И прежде чем поджечь, подъехали к нему императорский маршал, а с ним Клемов сын, в последний раз увещевая магистра жизнь свою во здравии сохранить и клятвенно отречься от учения своего и проповедей. Магистр же отвечал высоким и ясным голосом: «Бог свидетель, никогда я не учил тому и не проповедовал того, что мне несправедливо лжесвидетелями приписывается. Ибо первой целью моих проповедей, учения и сочинений и прочих всех деяний было только спасти людей от греха. И на правде этой, которую писал и проповедовал, которой учил я, взяв ее из закона Божьего и толкований святых докторов, готов с веселием умереть ныне…»
Услышав это, маршал и Клемов сын хлопнули в ладоши (дав знак для палачей) и отъехали в сторону. И палачи его (Гуса) тотчас подожгли (зажгли костер). И магистр Ян гласом великим запел: «Христос, Сын Бога живаго, помилуй нас!» И еще раз: «Христос, Сын Бога живаго, помилуй меня!» А в третий раз, когда пел: «Иже родился от Девы Марии», поднялся ветер 'И бросил ему пламя в лицо. Тогда он умолк, молясь про себя до тех пор, пока не испустил дух. А перед тем как умереть, тихо шевелил губами и качал головой, как человек, который скороговоркой три раза произносит: «Отче наш».

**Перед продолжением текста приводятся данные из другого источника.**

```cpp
template <bool COUNT, int STACK, bool LDS_SCENE>
static void enqueue_wavefront(
    const DeviceScene &s, const RenderParams &p, unsigned long long *counters, const WavefrontBuffers &w,
    const WavefrontPlan &plan, uint32_t nodeCount, uint32_t triCount, int32_t *stackOverflow, LaunchTimeline *timer,
    hipStream_t stream)
{
    unsigned long long *cGen = counters + kStageGenerate * kCounterCount, *cShade = counters + kStageShade * kCounterCount,
                       *cTrace = counters + kStageTrace * kCounterCount;
    auto mark = [&](uint32_t st) {
        if (timer) timer->mark(st, stream);
    };
    const dim3 grid(((w.groupCount + 7u) / 8u) * 8u), block(256);
    uint32_t bounces = p.pc.maxBounces < PROSPER_RT_MAX_BOUNCES ? p.pc.maxBounces : PROSPER_RT_MAX_BOUNCES;
    const bool debugDraw =
        p.pc.drawType != PROSPER_DRAW_TYPE_DEFAULT && p.pc.drawType != PROSPER_DRAW_TYPE_MESHLET_ID;
    if (debugDraw && bounces > 1) bounces = 1;

    mark(kStageGenerate);
    hipLaunchKernelGGL(
        (wf_generate_extend<COUNT, STACK, LDS_SCENE>), grid, block, 0, stream, s, p, w, nodeCount, triCount,
        stackOverflow, cGen);
    for (uint32_t b = 0; b < bounces; ++b)
    {
        const uint32_t cur = b & 1u;
        const uint32_t last = (b + 1u == bounces) ? 1u : 0u;
        mark(kStageShade);
        const int ldsTables = !plan.tablesInLds ? 0 : (shade_table_bytes(s, true) <= kLdsTableBytes ? 1 : 2);
        auto shade = [&](auto kernel) { hipLaunchKernelGGL(kernel, grid, block, 0, stream, s, p, w, b, cur, last, cShade); };
        if (s.batchedTextures)
            ldsTables == 1 ? shade(wf_shade<COUNT, 1, true>) : (ldsTables == 2 ? shade(wf_shade<COUNT, 2, true>) : shade(wf_shade<COUNT, 0, true>));
        else
            ldsTables == 1 ? shade(wf_shade<COUNT, 1, false>) : (ldsTables == 2 ? shade(wf_shade<COUNT, 2, false>) : shade(wf_shade<COUNT, 0, false>));
        if (!debugDraw)
        {
            mark(kStageTrace);
            hipLaunchKernelGGL(
                (wf_trace<COUNT, STACK, LDS_SCENE>), grid, block, 0, stream, s, p, w, b, cur ^ 1u, last ? 0u : 1u,
                nodeCount, triCount, stackOverflow, cTrace);
        }
    }
}

uint32_t wavefront_grid_blocks(const WavefrontBuffers &w)
{
    const uint32_t groups = (w.nSeg + 3u) / 4u;
    return ((groups + 7u) / 8u) * 8u + 8u * kMaxChains;
}

uint32_t wavefront_lds_stack_entries(uint32_t stackBound, uint32_t forced)
{
    if (forced == 16u || forced == 24u || forced == 32u) return forced;
    return stackBound <= 16u ? 16u : 24u;
}

bool wavefront_shade_tables_in_lds(const DeviceScene &s, bool disabled)
{
    return shade_table_bytes(s, false) <= kLdsTableBytes && !disabled;
}
bool wavefront_scene_in_lds(uint32_t ldsStackEntries, uint32_t stackBound, uint32_t nodeCount, uint32_t triCount, bool disabled)
{
    return ldsStackEntries == 16u && stackBound <= 16u && nodeCount * kLdsNodeStride + triCount * 3u <= kLdsSceneFloat4s && !disabled;
}

WavefrontPlan wavefront_plan(
    uint32_t stackBound, uint32_t nodeCount, uint32_t triCount, const DeviceScene &s, const WavefrontOptions &opt)
{
    WavefrontPlan plan = {};
    plan.ldsStackEntries = wavefront_lds_stack_entries(stackBound, opt.ldsStackEntries);
    plan.overflowEntries = stackBound > plan.ldsStackEntries ? stackBound - plan.ldsStackEntries : 0u;
    plan.sceneInLds = wavefront_scene_in_lds(plan.ldsStackEntries, stackBound, nodeCount, triCount, opt.noLdsScene);
    plan.tablesInLds = wavefront_shade_tables_in_lds(s, opt.noLdsTables);
    plan.scratchDwordsPerBlock = plan.overflowEntries * 256u;
    return plan;
}

template <bool COUNT>
static void enqueue_for_stack(
    const DeviceScene &s, const RenderParams &p, unsigned long long *counters, const WavefrontBuffers &w,
    const WavefrontPlan &plan, int32_t *stackOverflow, uint32_t nodeCount, uint32_t triCount, LaunchTimeline *timer,
    hipStream_t stream)
{
    if (plan.sceneInLds)
        enqueue_wavefront<COUNT, 16, true>(s, p, counters, w, plan, nodeCount, triCount, stackOverflow, timer, stream);
    else if (plan.ldsStackEntries == 16u)
        enqueue_wavefront<COUNT, 16, false>(s, p, counters, w, plan, nodeCount, triCount, stackOverflow, timer, stream);
    else if (plan.ldsStackEntries == 24u)
        enqueue_wavefront<COUNT, 24, false>(s, p, counters, w, plan, nodeCount, triCount, stackOverflow, timer, stream);
    else
        enqueue_wavefront<COUNT, 32, false>(s, p, counters, w, plan, nodeCount, triCount, stackOverflow, timer, stream);
}

void launch_render_wavefront(
    const DeviceScene &s, const RenderParams &p, float4 *hdr, unsigned long long *counters, const WavefrontBuffers &w,
    const WavefrontPlan &plan, int32_t *stackOverflow, uint32_t nodeCount, uint32_t triCount, bool countWork,
    LaunchTimeline *timer, const WavefrontChains &chains, hipStream_t stream)
{
    if (w.nSeg == 0) return;
    static_assert(kTraversalStackDepth == 32, "largest LDS stack variant");
    const uint32_t groups = (w.nSeg + 3u) / 4u;
    uint32_t parts = chains.count < kMaxChains ? chains.count : kMaxChains;
    while (parts > 1u && groups < 256u * parts) --parts;
    const bool ownStreams = parts > 1u || chains.detached;
    const uint32_t per = (groups + parts - 1u) / parts;
    const bool forked = parts > 1u && !chains.detached;
    if (forked) (void)chains.fork->record(stream);
    uint32_t blocksBefore = 0;
    for (uint32_t i = 0; i < parts; ++i)
    {
        WavefrontBuffers part = w;
        part.groupBase = i * per;
        part.groupCount = (part.groupBase + per <= groups) ? per : groups - part.groupBase;
        hipStream_t cs = ownStreams ? chains.streams[i] : stream;
        LaunchTimeline *ct = ownStreams ? chains.timers[i] : timer;
        if (forked) (void)chains.fork->wait(cs);
        if (chains.detached && chains.after) (void)hipStreamWaitEvent(cs, chains.after, 0);
// ... 27 lines not shown
```

### prosper_amd/structs.py

```python
import ctypes as C

import numpy as np


class Vec4(C.Structure):
    _fields_ = [("x", C.c_float), ("y", C.c_float), ("z", C.c_float), ("w", C.c_float)]


class Mat4(C.Structure):
    _fields_ = [("col", Vec4 * 4)]


class Mat3x4(C.Structure):
    _fields_ = [("col", Vec4 * 3)]


class ReferencePC(C.Structure):

    _fields_ = [
        ("drawType", C.c_uint32),
        ("flags", C.c_uint32),
        ("frameIndex", C.c_uint32),
        ("apertureDiameter", C.c_float),
        ("focusDistance", C.c_float),
# ... 285 lines not shown
class DebugOptions(C.Structure):

    _fields_ = [("struct_size", C.c_uint32),
                ("batchedTextures", C.c_int32), ("widePacks", C.c_int32), ("alphaCellShift", C.c_int32),
                ("noTexturePacks", C.c_uint32), ("noAlphaBounds", C.c_uint32), ("noUploadRefit", C.c_uint32), ("flatBvh", C.c_uint32),
                ("sahTraversalCost", C.c_float), ("boxPad", C.c_float), ("leafSize", C.c_uint32), ("buildThreads", C.c_uint32),
                ("topEntries", C.c_uint32), ("nodeOrder", C.c_int32), ("childOrder", C.c_int32), ("buildTiming", C.c_uint32),
                ("segments", C.c_uint32), ("segmentLength", C.c_uint32), ("chains", C.c_uint32), ("ldsStackEntries", C.c_uint32),
                ("noLdsScene", C.c_uint32), ("noLdsTables", C.c_uint32), ("traceDeadPaths", C.c_uint32), ("bandedBatches", C.c_int32),
                ("rebuildCostRatio", C.c_float), ("alwaysRebuild", C.c_uint32), ("failNextUpdate", C.c_uint32),
                ("poolVariant", C.c_uint32), ("rawRecords", C.c_uint32), ("tileOrder", C.c_uint32), ("hipGraph", C.c_uint32),
                ("pipelinedChains", C.c_uint32), ("mergeLimit", C.c_uint32)]


class CommInfo(C.Structure):
    _fields_ = [("ranks", C.c_uint32), ("rank", C.c_uint32), ("device", C.c_int32), ("gathers", C.c_uint32),
                ("lastGatherMs", C.c_float), ("reserved", C.c_uint32)]


class MeshUpdate(C.Structure):
    _fields_ = [("meshIndex", C.c_uint32), ("reserved", C.c_uint32), ("metadata", GeometryMetadata), ("info", MeshInfo),
                ("bytes", C.c_void_p), ("byteOffset", C.c_uint64), ("byteCount", C.c_uint64), ("bufferByteSize", C.c_uint64)]
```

А когда вязанки дров, сгоревшие вокруг него, рассыпались, а тело еще на колу за шею держалось, будучи привязано цепью, тогда палачи, палками повалив тело вместе с колом в огонь, еще гораздо больше дров подбросили и, обходя кругом, кости палкой разбивали, чтобы быстрее горели. А найдя голову, палкой ее развалили. А сердце, найдя среди внутренностей, палку заостривши, особо на палку ту насадили. Сжигая его на сем вертеле, еще палкой били. Тем временем палач одежду его (Гуса) держал, а Клемов сын, узнав, что сия одежда магистра, приказал ему со всем прочим, что там было от Гуса, с кафтаном и с поясом в огонь бросить, говоря: «Чехи это святыней сочтут и почитать станут»; палачу же обещал сам заплатить [34].

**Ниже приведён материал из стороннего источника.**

@@ -801,8 +812,8 @@
 
 static void print_pair_stats(const BatchItem& it) {
   if (!icp_switches().want_stats) return;
-  fprintf(stderr, "[nn %d->%d] queries %zu bounded %zu rows %zu cum %.3g (last %.3g) err %.3g\n", it.job->src, it.job->tgt, it.n, it.n_near, it.n_far,
-          it.cum_pair, it.src->last_motion + it.tgt->last_motion, it.src->err_max + it.tgt->err_max);
+  fprintf(stderr, "[nn %d->%d] queries %zu bounded %zu rows %zu cum %.3g (last %.3g) err %.3g fused %zu\n", it.job->src, it.job->tgt, it.n, it.n_near, it.n_far,
+          it.cum_pair, it.src->last_motion + it.tgt->last_motion, it.src->err_max + it.tgt->err_max, it.n_fused);
 }
 
 struct RowFrames { bool sg, tg; bool reset; };
@@ -1093,10 +1104,18 @@
       b0 = T.upd_end[i];
     }
   }
+  bool fuse_any = false;
+  for (size_t i = 0; i < B; ++i) {
+    const bool on = sw.fuse_bounded && items[i].certified && (1.0 - items[i].ps->settled_frac) >= sw.fuse_bounded_lo &&
+                    (1.0 - items[i].ps->settled_frac) <= sw.fuse_bounded_hi;
+    T.pair[i].fuse_bounded = on ? 1 : 0;
+    fuse_any = fuse_any || on;
+  }
   E3D_HIP(hipMemcpyAsync(h->d_batch.p, h->h_batch.p, sizeof(NnBatchDev), hipMemcpyHostToDevice, s));
   if (cert_blocks) {
     h->tm_certify.start(s);
-    launch_nn_certify_multi(h->d_batch.p, cert_blocks, radius_sq(d), s);
+    if (fuse_any) launch_nn_certify_bounded_multi(h->d_batch.p, cert_blocks, radius_sq(d), s);
+    else launch_nn_certify_multi(h->d_batch.p, cert_blocks, radius_sq(d), s);
     h->tm_certify.stop(s);
     rec.nn_certify_launches++; rec.nn_certify_queries += cert_queries; rec.nn_kernel_launches++;
     copy_out(h->h_todo_all.p, h->d_todo_all.p, 2 * sizeof(unsigned) * B, s);
@@ -1116,7 +1135,8 @@
     if (!it.certified) continue;
     e3d_icp::PairSlot& sl = *h->slots[i];
     certify_ran(it, h->h_todo_all.p + 2 * i);
-    add_job(i, sl.todo_near.p, it.n_near);
+    if (T.pair[i].fuse_bounded) { it.n_fused = it.n_near; rec.nn_bounded_queries += (long long)it.n_near; }
+    else add_job(i, sl.todo_near.p, it.n_near);
     if (far_list_is_short(it.n_far, it.n)) {
       add_job(i, sl.todo_far.p, it.n_far);
       it.n_near += it.n_far; it.n_far = 0;
diff --git a/dataset-pipeline_amd/csrc/e3d_icp_certify.hip b/dataset-pipeline_amd/csrc/e3d_icp_certify.hip
--- a/dataset-pipeline_amd/csrc/e3d_icp_certify.hip
+++ b/dataset-pipeline_amd/csrc/e3d_icp_certify.hip
@@ -7,19 +7,36 @@
 namespace e3d {
 
 constexpr int kCertPerWave = 512;
-template <int kCertUnroll>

Сжегши все дотла, весь пепел с землею вместе довольно глубоко выкопали, на тележку насыпали и бросили в Рейн, текущий поблизости, желая память о нем навеки — поскольку это в их силах — изгладить из сердец его верных».
ГЛАВА 19
ПОБЕДИВШИЙ СМЕРТЬ
Как безрассудны были те, кто приказал уничтожить всякий материальный след Гуса, чтобы чехи не могли унести с собой в память о нем даже горсть пепла! Великие люди — творцы, связавшие свою жизнь, свое дело и борьбу свою с судьбами своих современников, не могут исчезнуть, они не умирают, когда смерть разрушает их тело. Их вклад в дело будущего живет вечно, и его нельзя уничтожить. Уже во времена сожжения Гуса ревностным отцам Констанцского собора пришлось бы сжечь все Чешское королевство, чтобы искоренить идеи Гуса, ибо он по-прежнему жил в сердцах и в памяти всех тех, кто когда-либо слушал или читал его. Слова его не умолкли и по-прежнему звали к борьбе.

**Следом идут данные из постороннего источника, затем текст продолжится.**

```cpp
constexpr int kHeadsPrimary = 64, kHeadsShaft = kHeadsPrimary + 8 * kTileHeadStride, kCounterWords = kHeadsShaft + 8 * kTileHeadStride;
static unsigned tile_grid(const PipelineLaunch& L, unsigned virtual_blocks, int wgs_per_cu, unsigned int* heads, unsigned int** heads_out) {
    const unsigned resident = (unsigned)(L.persistent_blocks / 8 * wgs_per_cu);
    const bool persistent = virtual_blocks > resident && L.fc.debug != 81 && (virtual_blocks & 7u) == 0u;
    *heads_out = persistent ? heads : nullptr;
    return persistent ? resident : virtual_blocks;
}

template <int MODE, bool EXTRA, bool SUB, int PKT>
static hipError_t launch_primary_p(const PipelineLaunch& L, int row_begin, int row_count, uint32_t* samples, int pad_tiles) {
    const unsigned vblocks = (unsigned)xcd_tile_grid(L.fc.width, row_count);
    unsigned int* heads;
    dim3 grid(tile_grid(L, vblocks, SUB ? 5 : 6, L.counters + kHeadsPrimary, &heads));
    if (heads && L.fc.debug != 82) { heads = nullptr; grid = dim3(vblocks); }
// ... 1160 lines not shown
```

Baseline: 2640 Mrays/s.

## Refit wide BVH boxes tightly around facing-partitioned live triangle runs

When camera- or light-facing partitions have shrunk each leaf to a live triangle run, rebuild the wide-BVH child boxes bottom-up so they bound only the live triangles, then reorder the nodes in place. Tighter boxes are meant to cut node visits and triangle tests for primary and shadow rays. It adds per-level refit kernel launches and a single-block top pass whenever the camera or light copy is rebuilt, and debug switches can restrict how many levels are tightened.

```diff
diff --git a/softray_amd/csrc/sr_api.cpp b/softray_amd/csrc/sr_api.cpp
--- a/softray_amd/csrc/sr_api.cpp
+++ b/softray_amd/csrc/sr_api.cpp
@@ -64,6 +64,8 @@
 };
 
 }
+
+constexpr int kTightNone = -2, kTightCut = -1;
 
 struct sr_scene {
     int device = -1;
@@ -100,6 +102,7 @@
     int    b4_depth = 0;
     bool   b4cam_valid = false, b4light_valid = false;
     int    b4cam_known = 0, b4light_known = 0;
+    int    b4cam_tight = kTightNone, b4light_tight = kTightNone;
     DBuf   d_rng_cam, d_rng_light;
     bool   part_valid = false, part_cam = false, part_light = false;
     double part_origin[3] = {0, 0, 0}, part_lightpos[3] = {0, 0, 0}, part_radius = 0;
@@ -795,6 +798,21 @@
         s->part_valid = false; s->b4cam_valid = false; s->b4light_valid = false;
         s->blight_valid = false;
     }
+    const auto tight_wanted = [&](const void* runs, bool light_copy) {
+        const int64_t sw = s->dbg[SR_DBG_KERNEL_SWITCH];
+        if (!runs || sw == 72 || sw == (light_copy ? 73 : 74) || s->b4_level_first.size() < 2 || s->b4_level_first.back() != (int)s->b4_num || !s->d_v9.p) return kTightNone;
+        return sw >= 75 && sw <= 79 ? (int)(sw - 74) : kTightCut;
+    };
+    const auto tighten = [&](void* copy, const void* runs, int cut) -> int {
+        int rc2;
+        hipEvent_t e0, e1;
+        if ((rc2 = next_events(s, sr::K_TIGHT_BOXES, e0, e1))) return rc2;
+        if (e0) SR_HIP(hipEventRecord(e0, stream));
+        SR_HIP(sr::tight_boxes_device((const sr::Bvh4Node*)s->d_b4.p, (sr::Bvh4Node*)copy, (int)s->b4_num, s->b4_level_first, runs, (const sr::Rec128*)s->d_btris.p,
+                                      (const double*)s->d_v9.p, (int)s->ntris, s->root, cut, stream));
+        if (e1) SR_HIP(hipEventRecord(e1, stream));
+        return SR_OK;
+    };
     if (bvh_walks && (fc.flags & SR_F_SHADOWS) && (fc.flags & SR_F_POINT_LIGHT) && s->d_bslab.p && !s->interior_valid) {
         SR_HIP(s->d_binter.reserve(s->ntris));
         rewrote = true;
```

Процесс Гуса представлял собою лишь незначительный эпизод в ходе всего собора. И даже те, кто понимал, насколько опасен Гус, рассматривали все дело лишь как случай проявления ереси, которую нужно любой ценой устранить, как, впрочем, и всякую ересь вообще. На первый план интересов и действий собора выдвигались заботы и проблемы гораздо большего европейского и даже мирового значения. Но вскоре стало ясно, что эпизод с чешским «еретиком» Гусом по своим серьезным последствиям затмил все эти «всемирно-исторические проблемы».